There is nothing utopian about this program; because
there no timeless justice or perfect stability to be found
in this vision. This practice will not lead us toward
any dream, any City on a Hill, any phony form of static
bliss. On the contrary, it will lead us into closer and
closer, into more and more immediate contact, with the
issues that really bedevil us.

      Before many more decades pass, the human race will
begin to obtain what it really wants. Then we will find
ourselves confronted, in our bedrooms, streets, and
breakfast tables, with real-world avatars of those
Faustian visions of power and ability that have previously
existed only in myth. Our aspirations will become
consequences. That's when our *real* trouble starts.

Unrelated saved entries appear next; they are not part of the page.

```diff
@@ -88,6 +91,10 @@
                         int ld_dl, const float *att, const float *w_t, const float *units, const float *w_b,
                         const float *b_b, int64_t n_tokens, int n_units, float *dw_b, float *db_b, int accumulate,
                         void *workspace, dc_stream_t stream);
+int dc_unit_dgrad_fused_mask(const float *d_xmax, const float *d_xmax2, int ld_dx, const uint8_t *argmax, const float *dlogits,
+                             int ld_dl, const float *att, const float *w_t, const float *units, const uint32_t *mask, const float *w_b,
+                             const float *b_b, int64_t n_tokens, int n_units, float *dw_b, float *db_b, int accumulate,
+                             void *workspace, dc_stream_t stream);
 
 #define DC_PPO_WORKSPACE_BYTES 512
 int dc_ppo_loss_fwd_bwd(const float *const logits[DC_NUM_HEADS],
```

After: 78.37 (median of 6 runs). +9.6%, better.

        However, that is not a contemporary problem. The
problems we face today are not those somber, long-term
problems. On the contrary, we very clearly exist in a
highly fortunate time with very minor problems.

      The so-called human condition won't survive the
next hundred years. That fate is written on the forehead
of the 21st century in letters of fire. That fate can be
wisely shaped, or somewhat postponed, or brutally
annihilated, but it cannot be denied. It is coming
because we want it. It's not an alien imposition; it is
borne from the inchoate depths of our own desires.
But we're not beyond the limits of humanity, suffering
that, exulting in that. We're just going there, visibly
moving closer to it. Once we get there, we'll find no
rest there. The appetite of divine discontent always
grows by the feeding.

        This dire knowledge makes today's scene seem quite
playful and delightful by faux-retrospect. Our worst
problems, which may seem so large, diffuse, and morbid,
are mere teenage angst compared to the conundrums we're
busily preparing for some other generation.

        Sober assessment of the contemporary scene makes it
crystal-clear that a carnival atmosphere is in order. We
exist in a highly disposable civilization that is hell-
bent on outmoding itself. The pace of change is melting
former physical restraints into a maelstrom of
reformattable virtualities. That's here, it's real,
it is truly our situation. We should live as
if we know this is true. This is where our own sincerity
and authenticity are to be found: in the strong
conviction that the contemporary is temporary.

      We need to live in these conditions in good faith.
We need to re-imagine life and make the new implications
clear. It's a murky situation, but we must not flinch
from it; we must drench all of it in light. Because this
is our home. We have no other. Our children live here.
The mushroom clouds of the twentieth century have parted.
We find ourselves on a beach, with wave after frothy
wave of transformation. We have means, motive, and
opportunity. Spread the light.

      Henceforth, it will make more and more sense to
base our deepest convictions around a hands-on
confrontation with the consequences of technology.
That's where the action is. On January 3, 2000, that's
what it's about. The deepest resources of human
creativity have a vital role there. It's where
inspiration is most needed, it's the place to make a
difference. Come out. Stand up. Shine.

     Turn the lamps on all over the world.